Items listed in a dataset
·····

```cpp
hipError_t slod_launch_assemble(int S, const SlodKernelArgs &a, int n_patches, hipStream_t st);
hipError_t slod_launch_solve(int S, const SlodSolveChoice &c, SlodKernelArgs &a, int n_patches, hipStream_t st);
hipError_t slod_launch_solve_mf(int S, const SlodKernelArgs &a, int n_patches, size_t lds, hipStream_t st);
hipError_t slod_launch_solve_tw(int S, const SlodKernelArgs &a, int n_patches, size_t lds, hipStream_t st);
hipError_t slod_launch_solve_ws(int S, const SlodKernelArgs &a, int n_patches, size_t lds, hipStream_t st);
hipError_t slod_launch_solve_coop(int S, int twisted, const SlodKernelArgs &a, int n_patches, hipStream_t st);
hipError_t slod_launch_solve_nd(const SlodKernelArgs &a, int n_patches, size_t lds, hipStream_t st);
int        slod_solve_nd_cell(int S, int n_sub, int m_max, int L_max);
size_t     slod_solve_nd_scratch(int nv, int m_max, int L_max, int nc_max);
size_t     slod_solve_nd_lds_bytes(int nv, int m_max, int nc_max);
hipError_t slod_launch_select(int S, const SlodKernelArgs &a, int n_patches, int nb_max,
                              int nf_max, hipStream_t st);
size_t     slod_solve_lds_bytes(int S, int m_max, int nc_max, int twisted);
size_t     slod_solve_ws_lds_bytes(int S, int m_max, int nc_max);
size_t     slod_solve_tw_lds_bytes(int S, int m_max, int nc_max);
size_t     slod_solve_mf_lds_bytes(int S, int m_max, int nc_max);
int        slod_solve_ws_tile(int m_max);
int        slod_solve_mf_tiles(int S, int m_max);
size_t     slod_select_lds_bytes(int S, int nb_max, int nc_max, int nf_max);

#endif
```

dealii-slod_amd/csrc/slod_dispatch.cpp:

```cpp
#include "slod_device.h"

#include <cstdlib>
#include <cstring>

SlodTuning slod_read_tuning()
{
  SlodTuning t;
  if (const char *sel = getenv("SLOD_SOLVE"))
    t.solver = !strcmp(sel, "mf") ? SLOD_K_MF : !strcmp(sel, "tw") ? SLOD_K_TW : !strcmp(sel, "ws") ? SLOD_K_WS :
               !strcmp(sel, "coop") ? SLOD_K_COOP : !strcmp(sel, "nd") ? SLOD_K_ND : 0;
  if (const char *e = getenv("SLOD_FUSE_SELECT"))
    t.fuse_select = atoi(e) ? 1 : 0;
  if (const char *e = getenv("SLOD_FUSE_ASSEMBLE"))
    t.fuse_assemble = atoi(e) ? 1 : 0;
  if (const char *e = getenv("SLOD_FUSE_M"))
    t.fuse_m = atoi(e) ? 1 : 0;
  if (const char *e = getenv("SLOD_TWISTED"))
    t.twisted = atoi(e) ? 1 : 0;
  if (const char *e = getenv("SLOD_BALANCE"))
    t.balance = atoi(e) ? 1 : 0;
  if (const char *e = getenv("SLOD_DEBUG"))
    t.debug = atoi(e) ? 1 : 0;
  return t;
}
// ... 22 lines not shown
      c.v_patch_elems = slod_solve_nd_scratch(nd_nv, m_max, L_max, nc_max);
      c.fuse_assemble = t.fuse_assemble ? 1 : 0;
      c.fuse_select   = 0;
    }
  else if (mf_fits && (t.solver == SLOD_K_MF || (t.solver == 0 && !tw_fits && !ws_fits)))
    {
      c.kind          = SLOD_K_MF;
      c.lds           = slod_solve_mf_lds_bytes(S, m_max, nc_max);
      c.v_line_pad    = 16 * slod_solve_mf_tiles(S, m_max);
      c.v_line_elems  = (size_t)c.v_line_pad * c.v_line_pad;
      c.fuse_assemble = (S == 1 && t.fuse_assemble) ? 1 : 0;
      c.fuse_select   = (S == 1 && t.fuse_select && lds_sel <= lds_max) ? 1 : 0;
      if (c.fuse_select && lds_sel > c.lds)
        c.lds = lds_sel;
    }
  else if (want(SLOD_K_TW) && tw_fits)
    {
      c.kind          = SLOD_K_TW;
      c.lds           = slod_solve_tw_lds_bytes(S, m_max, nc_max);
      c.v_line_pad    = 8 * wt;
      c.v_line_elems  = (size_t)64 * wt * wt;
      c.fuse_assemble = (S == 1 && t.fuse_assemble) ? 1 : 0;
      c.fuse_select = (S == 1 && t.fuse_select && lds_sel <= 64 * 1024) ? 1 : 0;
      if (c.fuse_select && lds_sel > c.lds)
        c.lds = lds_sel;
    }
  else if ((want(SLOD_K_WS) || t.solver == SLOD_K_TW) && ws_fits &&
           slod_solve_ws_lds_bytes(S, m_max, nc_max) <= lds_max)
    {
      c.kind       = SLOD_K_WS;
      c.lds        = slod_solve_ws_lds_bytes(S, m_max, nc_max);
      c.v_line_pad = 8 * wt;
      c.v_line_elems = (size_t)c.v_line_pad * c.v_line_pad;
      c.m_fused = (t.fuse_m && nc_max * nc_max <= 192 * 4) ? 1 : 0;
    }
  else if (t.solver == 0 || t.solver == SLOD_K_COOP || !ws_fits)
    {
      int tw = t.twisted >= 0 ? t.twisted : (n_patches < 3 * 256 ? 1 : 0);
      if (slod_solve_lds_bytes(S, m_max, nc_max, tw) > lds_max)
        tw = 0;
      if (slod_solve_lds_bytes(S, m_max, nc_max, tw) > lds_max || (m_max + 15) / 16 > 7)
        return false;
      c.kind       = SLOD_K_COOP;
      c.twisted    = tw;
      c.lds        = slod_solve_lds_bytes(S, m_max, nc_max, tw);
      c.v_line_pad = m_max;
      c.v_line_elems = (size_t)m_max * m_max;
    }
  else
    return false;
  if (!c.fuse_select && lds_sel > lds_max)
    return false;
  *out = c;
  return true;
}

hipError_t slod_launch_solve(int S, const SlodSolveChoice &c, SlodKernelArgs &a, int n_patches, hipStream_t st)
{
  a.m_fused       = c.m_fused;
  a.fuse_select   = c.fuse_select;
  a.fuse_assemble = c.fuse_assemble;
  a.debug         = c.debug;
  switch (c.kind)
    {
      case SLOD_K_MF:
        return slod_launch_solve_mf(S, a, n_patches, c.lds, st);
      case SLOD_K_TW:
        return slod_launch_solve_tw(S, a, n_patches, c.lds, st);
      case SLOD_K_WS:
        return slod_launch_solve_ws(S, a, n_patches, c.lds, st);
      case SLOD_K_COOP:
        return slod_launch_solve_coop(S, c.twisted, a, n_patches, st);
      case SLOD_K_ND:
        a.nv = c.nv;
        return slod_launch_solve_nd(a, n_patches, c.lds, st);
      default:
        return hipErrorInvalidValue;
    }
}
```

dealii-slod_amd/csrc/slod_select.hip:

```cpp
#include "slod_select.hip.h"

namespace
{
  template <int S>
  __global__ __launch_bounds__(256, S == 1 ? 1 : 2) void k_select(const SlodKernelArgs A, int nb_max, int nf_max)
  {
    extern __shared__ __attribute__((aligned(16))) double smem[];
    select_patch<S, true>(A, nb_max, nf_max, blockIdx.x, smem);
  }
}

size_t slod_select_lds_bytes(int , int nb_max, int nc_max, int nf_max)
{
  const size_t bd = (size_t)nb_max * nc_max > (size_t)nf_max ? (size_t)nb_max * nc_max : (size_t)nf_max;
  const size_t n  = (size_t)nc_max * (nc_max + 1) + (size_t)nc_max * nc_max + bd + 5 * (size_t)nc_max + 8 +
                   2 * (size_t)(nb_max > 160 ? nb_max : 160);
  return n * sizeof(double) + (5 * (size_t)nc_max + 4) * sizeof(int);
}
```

·····

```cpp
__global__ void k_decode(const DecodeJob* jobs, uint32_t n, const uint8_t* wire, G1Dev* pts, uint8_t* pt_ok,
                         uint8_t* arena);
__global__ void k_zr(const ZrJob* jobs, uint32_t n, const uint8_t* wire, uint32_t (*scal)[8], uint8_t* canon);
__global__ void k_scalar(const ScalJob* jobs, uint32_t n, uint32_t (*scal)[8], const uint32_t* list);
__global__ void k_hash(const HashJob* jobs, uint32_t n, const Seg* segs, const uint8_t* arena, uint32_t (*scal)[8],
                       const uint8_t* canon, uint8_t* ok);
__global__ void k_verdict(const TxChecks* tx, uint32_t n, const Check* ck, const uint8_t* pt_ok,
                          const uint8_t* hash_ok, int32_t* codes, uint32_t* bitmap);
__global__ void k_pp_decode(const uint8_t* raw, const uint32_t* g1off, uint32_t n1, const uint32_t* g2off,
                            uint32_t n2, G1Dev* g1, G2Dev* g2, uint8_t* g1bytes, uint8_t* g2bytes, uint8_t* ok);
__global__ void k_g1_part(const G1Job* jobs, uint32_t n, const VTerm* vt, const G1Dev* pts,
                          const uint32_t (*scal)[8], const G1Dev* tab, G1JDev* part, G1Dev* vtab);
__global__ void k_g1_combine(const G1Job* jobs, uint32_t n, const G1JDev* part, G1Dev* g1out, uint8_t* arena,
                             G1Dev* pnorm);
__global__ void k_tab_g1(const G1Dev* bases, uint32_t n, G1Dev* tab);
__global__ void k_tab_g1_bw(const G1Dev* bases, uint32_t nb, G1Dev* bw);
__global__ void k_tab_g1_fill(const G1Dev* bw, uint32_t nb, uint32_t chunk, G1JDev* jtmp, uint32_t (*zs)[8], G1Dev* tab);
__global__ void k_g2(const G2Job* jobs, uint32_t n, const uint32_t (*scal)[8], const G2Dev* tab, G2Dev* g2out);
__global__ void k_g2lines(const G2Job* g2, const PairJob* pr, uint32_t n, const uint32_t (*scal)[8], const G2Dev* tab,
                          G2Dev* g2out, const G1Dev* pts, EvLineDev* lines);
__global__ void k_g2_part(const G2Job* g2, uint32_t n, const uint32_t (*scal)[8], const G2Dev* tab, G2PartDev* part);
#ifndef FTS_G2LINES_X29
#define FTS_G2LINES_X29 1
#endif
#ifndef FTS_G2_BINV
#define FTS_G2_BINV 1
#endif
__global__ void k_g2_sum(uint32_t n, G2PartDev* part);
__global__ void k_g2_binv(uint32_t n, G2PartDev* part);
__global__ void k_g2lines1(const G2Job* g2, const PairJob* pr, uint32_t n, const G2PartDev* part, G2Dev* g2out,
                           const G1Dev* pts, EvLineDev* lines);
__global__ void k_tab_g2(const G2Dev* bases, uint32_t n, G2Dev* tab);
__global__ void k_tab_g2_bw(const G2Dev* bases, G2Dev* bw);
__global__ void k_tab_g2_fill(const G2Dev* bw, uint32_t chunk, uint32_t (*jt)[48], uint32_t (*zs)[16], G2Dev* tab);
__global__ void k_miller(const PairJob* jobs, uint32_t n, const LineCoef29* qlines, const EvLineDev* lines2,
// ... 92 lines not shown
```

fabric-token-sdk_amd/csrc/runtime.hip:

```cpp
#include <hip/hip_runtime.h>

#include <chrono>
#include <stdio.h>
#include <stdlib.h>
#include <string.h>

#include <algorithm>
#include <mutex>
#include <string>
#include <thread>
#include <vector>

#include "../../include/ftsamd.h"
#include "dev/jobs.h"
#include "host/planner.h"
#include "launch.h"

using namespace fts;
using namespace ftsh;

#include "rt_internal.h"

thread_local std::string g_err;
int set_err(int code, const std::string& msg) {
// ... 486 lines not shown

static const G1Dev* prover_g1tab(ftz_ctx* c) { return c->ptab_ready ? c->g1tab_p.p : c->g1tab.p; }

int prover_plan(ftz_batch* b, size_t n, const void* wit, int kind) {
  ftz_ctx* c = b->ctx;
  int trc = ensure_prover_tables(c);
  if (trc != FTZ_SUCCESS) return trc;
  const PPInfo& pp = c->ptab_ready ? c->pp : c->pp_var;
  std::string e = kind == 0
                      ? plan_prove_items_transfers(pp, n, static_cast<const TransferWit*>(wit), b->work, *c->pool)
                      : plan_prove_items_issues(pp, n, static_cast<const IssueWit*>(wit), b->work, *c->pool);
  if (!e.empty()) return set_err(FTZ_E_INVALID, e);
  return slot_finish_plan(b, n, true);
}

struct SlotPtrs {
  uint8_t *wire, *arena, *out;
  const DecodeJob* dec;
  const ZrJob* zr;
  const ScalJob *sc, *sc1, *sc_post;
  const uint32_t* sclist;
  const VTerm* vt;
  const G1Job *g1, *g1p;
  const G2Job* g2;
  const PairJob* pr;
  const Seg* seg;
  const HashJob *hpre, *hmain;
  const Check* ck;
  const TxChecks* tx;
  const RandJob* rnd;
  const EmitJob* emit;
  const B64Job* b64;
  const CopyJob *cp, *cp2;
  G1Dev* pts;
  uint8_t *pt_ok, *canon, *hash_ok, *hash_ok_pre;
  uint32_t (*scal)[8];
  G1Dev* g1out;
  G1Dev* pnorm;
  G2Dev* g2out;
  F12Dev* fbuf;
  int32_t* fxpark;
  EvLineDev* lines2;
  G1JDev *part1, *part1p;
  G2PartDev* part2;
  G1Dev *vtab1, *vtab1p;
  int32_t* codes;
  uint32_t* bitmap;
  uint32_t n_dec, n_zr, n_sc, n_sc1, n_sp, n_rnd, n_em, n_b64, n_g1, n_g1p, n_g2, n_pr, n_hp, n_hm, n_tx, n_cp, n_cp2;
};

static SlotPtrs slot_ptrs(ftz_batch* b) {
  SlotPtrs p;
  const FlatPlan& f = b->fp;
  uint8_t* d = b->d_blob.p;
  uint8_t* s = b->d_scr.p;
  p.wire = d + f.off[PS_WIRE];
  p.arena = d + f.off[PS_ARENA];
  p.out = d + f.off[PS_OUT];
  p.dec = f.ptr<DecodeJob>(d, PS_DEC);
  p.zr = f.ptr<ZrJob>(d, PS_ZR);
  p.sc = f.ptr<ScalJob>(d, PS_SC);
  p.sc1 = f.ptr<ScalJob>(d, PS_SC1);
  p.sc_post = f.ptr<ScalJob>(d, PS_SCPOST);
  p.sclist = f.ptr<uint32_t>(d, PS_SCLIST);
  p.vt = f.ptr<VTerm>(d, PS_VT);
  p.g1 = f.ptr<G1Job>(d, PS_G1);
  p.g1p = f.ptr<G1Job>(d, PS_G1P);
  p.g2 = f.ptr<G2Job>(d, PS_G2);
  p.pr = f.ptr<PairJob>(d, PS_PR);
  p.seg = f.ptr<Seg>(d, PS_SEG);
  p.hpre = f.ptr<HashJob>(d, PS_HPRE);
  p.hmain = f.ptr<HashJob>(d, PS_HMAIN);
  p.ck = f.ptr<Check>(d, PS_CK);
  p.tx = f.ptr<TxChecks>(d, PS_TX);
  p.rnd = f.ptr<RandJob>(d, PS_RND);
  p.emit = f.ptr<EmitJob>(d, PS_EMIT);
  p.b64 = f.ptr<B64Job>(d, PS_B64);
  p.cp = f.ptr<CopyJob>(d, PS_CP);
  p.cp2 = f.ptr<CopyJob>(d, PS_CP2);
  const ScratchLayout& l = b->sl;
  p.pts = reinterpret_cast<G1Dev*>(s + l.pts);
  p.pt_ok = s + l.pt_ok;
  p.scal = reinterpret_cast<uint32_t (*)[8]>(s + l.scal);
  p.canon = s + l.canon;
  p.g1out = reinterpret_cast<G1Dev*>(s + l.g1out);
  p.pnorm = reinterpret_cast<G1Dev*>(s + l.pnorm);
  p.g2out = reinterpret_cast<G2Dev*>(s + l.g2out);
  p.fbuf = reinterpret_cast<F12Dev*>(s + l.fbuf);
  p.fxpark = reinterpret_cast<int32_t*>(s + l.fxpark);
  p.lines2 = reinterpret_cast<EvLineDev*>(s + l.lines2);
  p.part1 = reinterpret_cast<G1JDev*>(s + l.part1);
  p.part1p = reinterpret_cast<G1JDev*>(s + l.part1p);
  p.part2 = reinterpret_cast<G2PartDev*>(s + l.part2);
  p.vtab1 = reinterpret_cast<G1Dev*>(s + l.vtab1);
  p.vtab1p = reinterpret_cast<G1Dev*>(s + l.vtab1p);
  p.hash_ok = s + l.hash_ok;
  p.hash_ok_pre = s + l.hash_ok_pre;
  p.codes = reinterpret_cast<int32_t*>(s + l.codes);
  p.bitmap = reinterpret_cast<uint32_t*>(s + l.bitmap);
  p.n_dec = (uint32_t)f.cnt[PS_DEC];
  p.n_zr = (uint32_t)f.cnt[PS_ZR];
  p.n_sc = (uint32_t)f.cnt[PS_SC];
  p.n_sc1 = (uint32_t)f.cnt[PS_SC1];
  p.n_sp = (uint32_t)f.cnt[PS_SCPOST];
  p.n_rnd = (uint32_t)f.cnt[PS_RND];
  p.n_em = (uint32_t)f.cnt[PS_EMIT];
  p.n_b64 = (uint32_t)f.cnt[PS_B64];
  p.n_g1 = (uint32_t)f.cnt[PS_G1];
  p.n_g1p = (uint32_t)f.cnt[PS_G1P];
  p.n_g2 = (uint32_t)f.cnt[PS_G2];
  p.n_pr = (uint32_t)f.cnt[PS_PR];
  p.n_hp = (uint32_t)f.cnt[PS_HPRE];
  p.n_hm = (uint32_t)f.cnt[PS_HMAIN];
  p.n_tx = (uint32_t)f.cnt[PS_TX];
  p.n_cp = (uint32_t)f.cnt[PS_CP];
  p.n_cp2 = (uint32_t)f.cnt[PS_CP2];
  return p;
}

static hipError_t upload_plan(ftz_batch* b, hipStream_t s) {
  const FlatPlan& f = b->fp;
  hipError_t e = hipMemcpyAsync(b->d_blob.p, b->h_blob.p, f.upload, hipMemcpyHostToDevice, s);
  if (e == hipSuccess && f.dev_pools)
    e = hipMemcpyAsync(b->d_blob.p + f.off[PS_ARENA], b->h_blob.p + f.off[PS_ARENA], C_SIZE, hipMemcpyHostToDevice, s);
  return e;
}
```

·····

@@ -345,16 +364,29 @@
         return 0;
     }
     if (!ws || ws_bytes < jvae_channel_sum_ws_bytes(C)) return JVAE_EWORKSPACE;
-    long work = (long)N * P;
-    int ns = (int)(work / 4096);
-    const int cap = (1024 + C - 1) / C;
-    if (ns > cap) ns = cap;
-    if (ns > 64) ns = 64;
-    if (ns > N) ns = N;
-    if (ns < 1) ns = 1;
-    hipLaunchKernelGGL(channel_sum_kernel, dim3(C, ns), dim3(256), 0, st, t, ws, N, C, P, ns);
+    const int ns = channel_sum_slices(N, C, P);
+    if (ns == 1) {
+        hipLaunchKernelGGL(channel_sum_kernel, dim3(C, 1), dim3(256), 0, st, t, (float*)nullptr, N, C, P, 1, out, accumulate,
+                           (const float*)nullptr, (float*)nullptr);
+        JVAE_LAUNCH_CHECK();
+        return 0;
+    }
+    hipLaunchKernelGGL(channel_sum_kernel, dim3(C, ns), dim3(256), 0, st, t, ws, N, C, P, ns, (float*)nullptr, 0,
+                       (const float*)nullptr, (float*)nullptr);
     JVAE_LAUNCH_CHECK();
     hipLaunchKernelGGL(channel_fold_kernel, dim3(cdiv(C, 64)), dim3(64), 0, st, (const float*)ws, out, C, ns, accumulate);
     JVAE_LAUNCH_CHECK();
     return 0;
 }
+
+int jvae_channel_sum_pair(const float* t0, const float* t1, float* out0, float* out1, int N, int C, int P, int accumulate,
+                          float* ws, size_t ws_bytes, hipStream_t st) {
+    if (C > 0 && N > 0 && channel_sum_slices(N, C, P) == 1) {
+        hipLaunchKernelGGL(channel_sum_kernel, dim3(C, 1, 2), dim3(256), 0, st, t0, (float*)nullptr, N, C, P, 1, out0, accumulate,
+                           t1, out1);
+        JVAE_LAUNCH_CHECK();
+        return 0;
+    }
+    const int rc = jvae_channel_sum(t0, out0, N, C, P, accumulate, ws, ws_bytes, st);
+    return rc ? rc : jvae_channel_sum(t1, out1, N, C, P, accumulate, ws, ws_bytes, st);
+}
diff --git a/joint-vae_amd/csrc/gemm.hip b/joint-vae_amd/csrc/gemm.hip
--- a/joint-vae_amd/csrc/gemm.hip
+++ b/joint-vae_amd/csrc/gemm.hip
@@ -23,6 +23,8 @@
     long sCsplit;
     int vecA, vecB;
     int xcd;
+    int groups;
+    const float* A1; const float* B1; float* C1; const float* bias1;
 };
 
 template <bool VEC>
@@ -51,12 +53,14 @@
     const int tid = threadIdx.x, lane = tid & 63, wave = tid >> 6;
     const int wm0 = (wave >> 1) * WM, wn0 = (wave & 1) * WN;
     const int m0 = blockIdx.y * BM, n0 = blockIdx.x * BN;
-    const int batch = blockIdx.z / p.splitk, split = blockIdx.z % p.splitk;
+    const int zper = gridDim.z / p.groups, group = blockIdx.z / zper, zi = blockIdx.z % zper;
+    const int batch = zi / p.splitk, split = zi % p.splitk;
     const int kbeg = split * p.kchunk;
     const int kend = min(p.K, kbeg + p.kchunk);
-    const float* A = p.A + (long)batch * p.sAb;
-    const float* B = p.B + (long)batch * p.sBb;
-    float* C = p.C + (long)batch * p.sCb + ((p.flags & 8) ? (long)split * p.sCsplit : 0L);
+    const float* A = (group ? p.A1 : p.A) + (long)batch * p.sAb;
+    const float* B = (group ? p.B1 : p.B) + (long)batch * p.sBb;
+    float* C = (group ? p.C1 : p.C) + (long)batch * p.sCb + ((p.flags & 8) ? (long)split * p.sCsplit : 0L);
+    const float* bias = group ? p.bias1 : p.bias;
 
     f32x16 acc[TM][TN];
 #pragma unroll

·····

Activity. Check each line of the entries above, and show every one holding the word "long".

Result below.
-    long work = (long)N * P;
     long sCsplit;
-    const float* A = p.A + (long)batch * p.sAb;
-    const float* B = p.B + (long)batch * p.sBb;
-    float* C = p.C + (long)batch * p.sCb + ((p.flags & 8) ? (long)split * p.sCsplit : 0L);
+    const float* A = (group ? p.A1 : p.A) + (long)batch * p.sAb;
+    const float* B = (group ? p.B1 : p.B) + (long)batch * p.sBb;
+    float* C = (group ? p.C1 : p.C) + (long)batch * p.sCb + ((p.flags & 8) ? (long)split * p.sCsplit : 0L);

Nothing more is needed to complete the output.